Infants were excluded if they needed more than 6 mg/kg/day furosemide either as intermittent boluses or continuous infusion, mechanically ventilated infants, infants with chromosomal abnormalities, chronic renal impairment, heart failure precipitated by anemia or associated with infective endocarditis or sepsis. Infants who received more than one bolus of IV furosemide before randomization and infants with cardiogenic shock were also excluded.

Study design

The eligible infants were randomly assigned into two groups using the closed sealed opaque envelops; the furosemide repeated injection group involved 27 infants, who received repeated boluses of intravenous furosemide (1–2 mg/kg/dose every 8 h) and the furosemide continuous infusion group that included 27 infants, received continuous intravenous furosemide infusion (total daily dose 3–6 mg/kg).

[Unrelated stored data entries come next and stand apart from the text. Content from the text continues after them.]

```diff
+template <int LANES>
+struct PairHandoffLds {
+    uint32_t* u2;
+    uint32_t* s;
+    static __device__ __forceinline__ PairHandoffLds of(uint32_t* base, uint32_t lane) {
+        return PairHandoffLds{base + lane, base + PAIR_HAND_U2_WORDS * LANES + lane};
+    }
+    __device__ __forceinline__ void put_u2(const u256& v) const {
+#pragma unroll
+        for (int w = 0; w < 8; w++) u2[w * LANES] = v.w[w];
+    }
+    __device__ __forceinline__ void get_u2(u256& v) const {
+#pragma unroll
+        for (int w = 0; w < 8; w++) v.w[w] = u2[w * LANES];
+    }
+    __device__ __forceinline__ void put_s(const pair_pt& S, bool s_inf, uint32_t early) const {
+#pragma unroll
+        for (int l = 0; l < 9; l++) s[l * LANES] = (uint32_t)S.A.v[l];
+#pragma unroll
+        for (int l = 0; l < 9; l++) s[(9 + l) * LANES] = (uint32_t)S.B.v[l];
+        s[18 * LANES] = (s_inf ? 1u : 0u) | (early << 1);
+    }
+    __device__ __forceinline__ void get_s(pair_pt& S, bool& s_inf, uint32_t& early) const {
+#pragma unroll
+        for (int l = 0; l < 9; l++) S.A.v[l] = (int32_t)s[l * LANES];
+#pragma unroll
+        for (int l = 0; l < 9; l++) S.B.v[l] = (int32_t)s[(9 + l) * LANES];
+        uint32_t f = s[18 * LANES];
+        s_inf = (f & 1u) != 0;
+        early = f >> 1;
+    }
+};
+
+template <class Hand>
+__device__ __forceinline__ void pair_helper_scalars29(u256& u1, uint32_t& early, const u256& e, const u256& r, const u256& s, const Hand& hand,
+                                                      bool odd) {
+    early = range_status(r, s);
+    u256 u2;
+    pair_ecdsa_scalars29(u1, u2, e, r, s, odd);
+    hand.put_u2(u2);
+}
+
+template <class Hand>
+__device__ __forceinline__ void pair_helper_comb29(const u256& u1, uint32_t early, const int32_t* __restrict__ gtab, const Hand& hand, bool odd) {
+    const fe ONE = {FE29_R1};
+    fe gx, gy;
+    GTab16 gt{gtab};
+    gt.load(0, 1u, gx, gy);
+    pair_pt seed, S;
+    seed.A = gx;
+    fe_sel(seed.B, odd, ONE, gy);
+    bool s_inf;
+    pair_comb_mult29<GTab16>(S, s_inf, u1, gtab, seed, odd);
+    hand.put_s(S, s_inf, early);
+}
+
+template <class QTab>
+__device__ __forceinline__ bool pair_main_table29(pair_pt& Qp, const u256& qx, const u256& qy, const QTab& qtab, bool odd) {
+    const u256 P = FAB_P256_P;
+    const fe ONE = {FE29_R1};
+    bool q_in_field = lt256(qx, P) & lt256(qy, P);
+    fe QX, QY;
+    fe_to_mont(QX, qx);
+    fe_to_mont(QY, qy);
+    bool q_ok = q_in_field & on_curve29(QX, QY);
+    Qp.A = QX;
+    fe_sel(Qp.B, odd, ONE, QY);
+    pair_qtab_build29<QTab, 4>(Qp, QX, QY, qtab, odd);
+    return q_ok;
+}
+
+template <class Hand>
+__device__ __forceinline__ uint32_t pair_main_finish29(const pair_pt& T, bool t_inf, bool q_ok, const u256& r, const Hand& hand, bool odd) {
+    pair_pt S, Rr;
+    bool s_inf, r_inf;
+    uint32_t early;
+    hand.get_s(S, s_inf, early);
+    if (early == ST_VALID && !q_ok) early = ST_OFF_CURVE;
+    pair_final_add29(Rr, r_inf, S, s_inf, T, t_inf, odd);
+    bool ok = pair_x_equals_r29(Rr, r_inf, r);
+    uint32_t st = ok ? ST_VALID : ST_BAD_MATH;
+    return early != ST_VALID ? early : st;
+}
+
+}
diff --git a/fabric-mod_amd/fabgpu/__init__.py b/fabric-mod_amd/fabgpu/__init__.py
--- a/fabric-mod_amd/fabgpu/__init__.py
+++ b/fabric-mod_amd/fabgpu/__init__.py
@@ -18,6 +18,7 @@
 FLAG_NO_QUAD = 4
 FLAG_PAIR_TABLE_LDS = 8
 FLAG_PAIR_TABLE_GLOBAL = 16
+FLAG_PAIR_SOLO = 1024
 FLAG_KEY_TABLES_16BIT = 256
 FLAG_NO_WIDE = 32
 ST_VALID, ST_BAD_MATH, ST_HIGH_S, ST_RANGE, ST_OFF_CURVE = 0, 1, 2, 3, 4
diff --git a/include/fabgpu.h b/include/fabgpu.h
--- a/include/fabgpu.h
+++ b/include/fabgpu.h
@@ -34,6 +34,8 @@
 
 #define FABGPU_FLAG_NYM_FUSED_HASH 64u
 #define FABGPU_FLAG_NYM_NO_SIDE_STREAM 128u
+
+#define FABGPU_FLAG_PAIR_SOLO 1024u
 
 #define FABGPU_FLAG_KEY_TABLES_16BIT 256u
 
```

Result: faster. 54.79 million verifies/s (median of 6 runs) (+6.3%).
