@@ -565,7 +568,7 @@
     } else if (bf) {
       w2lCheck(w2l_tds_conv_bf16_backward_filter_bias(&d, xSaved, dym, dwt, hasBias ? b.g(c) : nullptr, c.stream), "conv bwd filter + bias bf16");
     } else {
-      w2lCheck(w2l_conv_backward_filter(&d, xSaved, dym, dwt, hasBias ? b.g(c) : nullptr, c.stream), "conv bwd filter");
+      w2lCheck(w2l_conv_backward_filter(&d, xSaved, dym, dwt, hasBias ? b.g(c) : nullptr, wn.on ? c.stream : c.forkWeightGrad()), "conv bwd filter");
     }
     const float* wt = wn.on ? arena + wn.wOff : w.w(c);
     if (needDx) {
@@ -713,7 +716,8 @@
         bl.backwardData(c, arena, dyImg, dx, nullptr, 1.f, nullptr, 0);
       }
     } else {
-    w2lCheck(w2l_linear_backward_weight_bias(M, in, out, xSaved, dym, dwt, hasBias ? b.g(c) : nullptr, c.stream), "linear bwd w + b");
+    w2lCheck(w2l_linear_backward_weight_bias(M, in, out, xSaved, dym, dwt, hasBias ? b.g(c) : nullptr, wn.on ? c.stream : c.forkWeightGrad()),
+             "linear bwd w + b");
     if (needDx) {
       dx = arena + dxOff;
       w2lCheck(w2l_linear_backward_data(M, in, out, dym, wt, dx, 0, nullptr, 1.f, c.stream), "linear bwd x");
@@ -869,6 +873,7 @@
     dsOff = pl.alloc(n); dy1Off = pl.alloc(n); dr1Off = pl.alloc(n); daOff = pl.alloc(n); dxOff = pl.alloc(n);
     ff.joinInLin2 = l2 % 32 == 0;
     ff.biasWithWeight = true;
+    ff.offChain = true;
     ff.plan(pl, "tds", M, l, l2, w1, b1, w2, b2);
     y1Img.plan(pl, M, l, true); dvImg.plan(pl, M, l);
     convImgElems = h % 16 == 0 ? w2l_tds_conv_bf16_image_elems(&d) : 0;
@@ -920,8 +925,9 @@
                                      rngStream + 2, "tds ln2 bwd");
     const float* dv = ds;
     if (pd > 0 && !maskInConvert) {
-      w2lCheck(w2l_dropout_copy(dy1, ds, n, pd, cx.seed, rngStream + 2, s), "tds do2 bwd");
-      dv = dy1;
+      float* masked = cx.bf16 ? dy1 : v;
+      w2lCheck(w2l_dropout_copy(masked, ds, n, pd, cx.seed, rngStream + 2, s), "tds do2 bwd");
+      dv = masked;
     }
     if (cx.bf16 && !dvImages) {
       if (maskInConvert) dvImg.convertDropout(cx, ar, ds, pd, cx.seed, rngStream + 2, "tds dv images (masked)");
@@ -938,7 +944,7 @@
       }
       return;
     }
-    w2lCheck(w2l_conv_backward_filter(&d, xSaved, da, wc.g(cx), bc.g(cx), s), "tds conv bwd filter");
+    w2lCheck(w2l_conv_backward_filter(&d, xSaved, da, wc.g(cx), bc.g(cx), cx.forkWeightGrad()), "tds conv bwd filter");
     if (needDx) {
       dx = ar + dxOff;
       w2lCheck(w2l_conv_backward_data_add(&d, da, wc.w(cx), dr1, dx, s), "tds conv bwd data");
@@ -1397,9 +1403,77 @@
   return cur;
 }
 
+hipStream_t Ctx::forkWeightGrad() {
+  if (!wgStream) return stream;
+  hipCheck(hipEventRecord(wgFork, stream), "weight-gradient fork");
+  hipCheck(hipStreamWaitEvent(wgStream, wgFork, 0), "weight-gradient fork");
+  return wgStream;
+}
+
+namespace {
+std::mutex g_wgMu;
+std::vector<std::pair<int, hipStream_t>> g_wgFree;
+}
+
+void Sequential::wgRelease() {
+  if (wgStream_) {
+    std::lock_guard<std::mutex> lk(g_wgMu);
+    g_wgFree.emplace_back(wgDev_, wgStream_);
+  }
+  if (wgFork_) (void)hipEventDestroy(wgFork_);
+  if (wgJoin_) (void)hipEventDestroy(wgJoin_);
+  wgStream_ = nullptr; wgFork_ = wgJoin_ = nullptr; wgDev_ = -1;
+}
+Sequential::~Sequential() { wgRelease(); }
+
+struct Sequential::WgScope {
+  Sequential& n;
+  Ctx& c;
+  bool joined = true;
+  WgScope(Sequential& n_, Ctx& c_) : n(n_), c(c_) {
+    c.wgStream = nullptr; c.wgFork = nullptr;
+    if (!n.wgOn_ || !c.train || c.bf16 || profileEnabled()) return;
+    int dev = 0;
+    hipCheck(hipGetDevice(&dev), "weight-gradient stream");
+    if (n.wgStream_ && dev != n.wgDev_) n.wgRelease();
+    if (!n.wgStream_) {
+      {
+        std::lock_guard<std::mutex> lk(g_wgMu);
+        for (size_t i = 0; i < g_wgFree.size(); ++i)
+          if (g_wgFree[i].first == dev) { n.wgStream_ = g_wgFree[i].second; g_wgFree.erase(g_wgFree.begin() + i); break; }
+      }
+      n.wgDev_ = dev;
+      try {
+        if (!n.wgStream_) hipCheck(hipStreamCreateWithFlags(&n.wgStream_, hipStreamNonBlocking), "weight-gradient stream");
+        hipCheck(hipEventCreateWithFlags(&n.wgFork_, hipEventDisableTiming), "weight-gradient fork event");
+        hipCheck(hipEventCreateWithFlags(&n.wgJoin_, hipEventDisableTiming), "weight-gradient join event");
+      } catch (...) {
+        n.wgRelease();
+        throw;
+      }
+      warmStreamScratch(n.wgStream_);
+      warmStreamScratch(c.stream);
+    }
+    c.wgStream = n.wgStream_; c.wgFork = n.wgFork_;
+    joined = false;
+  }
+  hipError_t joinNoThrow() {
+    if (joined) return hipSuccess;
+    joined = true;
+    hipError_t e = hipEventRecord(n.wgJoin_, n.wgStream_);
+    if (e == hipSuccess) e = hipStreamWaitEvent(c.stream, n.wgJoin_, 0);
+    c.wgStream = nullptr; c.wgFork = nullptr;
+    return e;
+  }
+  void join() { hipCheck(joinNoThrow(), "weight-gradient join"); }
+  ~WgScope() { (void)joinNoThrow(); }
+  void recordBucket(hipEvent_t ev) { hipCheck(hipEventRecord(ev, c.forkWeightGrad()), "bucket event"); }
+};
+
 void Sequential::backward(Ctx& c, float* arena, const float* dOut) {
   const float* dy = dOut;
   c.convScratch = convScratchElems_ ? bfp(arena, convScratchOff_) : nullptr;
+  WgScope wg(*this, c);
   size_t firstParam = 0;
   for (size_t i = 0; i < layers_.size(); ++i) {
     const std::string nm = layers_[i]->name();
@@ -1410,11 +1484,12 @@
     float* dx = nullptr;
     bool needDx = ii > firstParam;
     layers_[ii]->backward(c, arena, dy, dx, needDx);
-    for (; nb > 0 && bOff_[nb - 1] >= layerLo_[ii]; --nb) hipCheck(hipEventRecord(bEv_[nb - 1], c.stream), "bucket event");
+    for (; nb > 0 && bOff_[nb - 1] >= layerLo_[ii]; --nb) wg.recordBucket(bEv_[nb - 1]);
     if (!needDx) break;
     dy = dx;
   }
-  for (; nb > 0; --nb) hipCheck(hipEventRecord(bEv_[nb - 1], c.stream), "bucket event");
+  for (; nb > 0; --nb) wg.recordBucket(bEv_[nb - 1]);
+  wg.join();
 }
 
 static inline uint64_t splitmix(uint64_t& s) {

In the repeated furosemide boluses group, furosemide was started at a dose of 1 mg/kg/dose every 8 h, the attending physician titrated the dose by 0.25 mg/kg/dose according to the patient´s response till 2 mg/kg/dose (maximum total daily dose 6 mg/kg/day). For the continuous furosemide infusion group, all infants received a bolus dose of IV furosemide (1 mg/kg) once by the physician in the Emergency room before starting CIVI therapy, the starting dose of furosemide was 0.125 mg/kg/h IVI and the attending physician could increase by 0.025 mg/kg/h till a maximum of 0.25 mg/kg/h (maximum total daily dose 6 mg/kg/day). During the administration of CIVI of furosemide, the IV line was covered by aluminum foil to generate light protection during IVI as furosemide is light-sensitive. The attending physician decided to stop IV furosemide when no signs of peripheral edema (eye, face, or sacral), the patient’s heart rate and respiratory rate became normal for his/her age, started oral intake, and no dyspnea on feeding. Patients could leave the study at any time if the attending physician observed that the patient had unstable hemodynamics, shock, deterioration of congestive symptoms, worsening of renal function, or marked electrolyte disturbances. In the current study, none of the involved patients expressed any of the previous criteria and all patients completed the study.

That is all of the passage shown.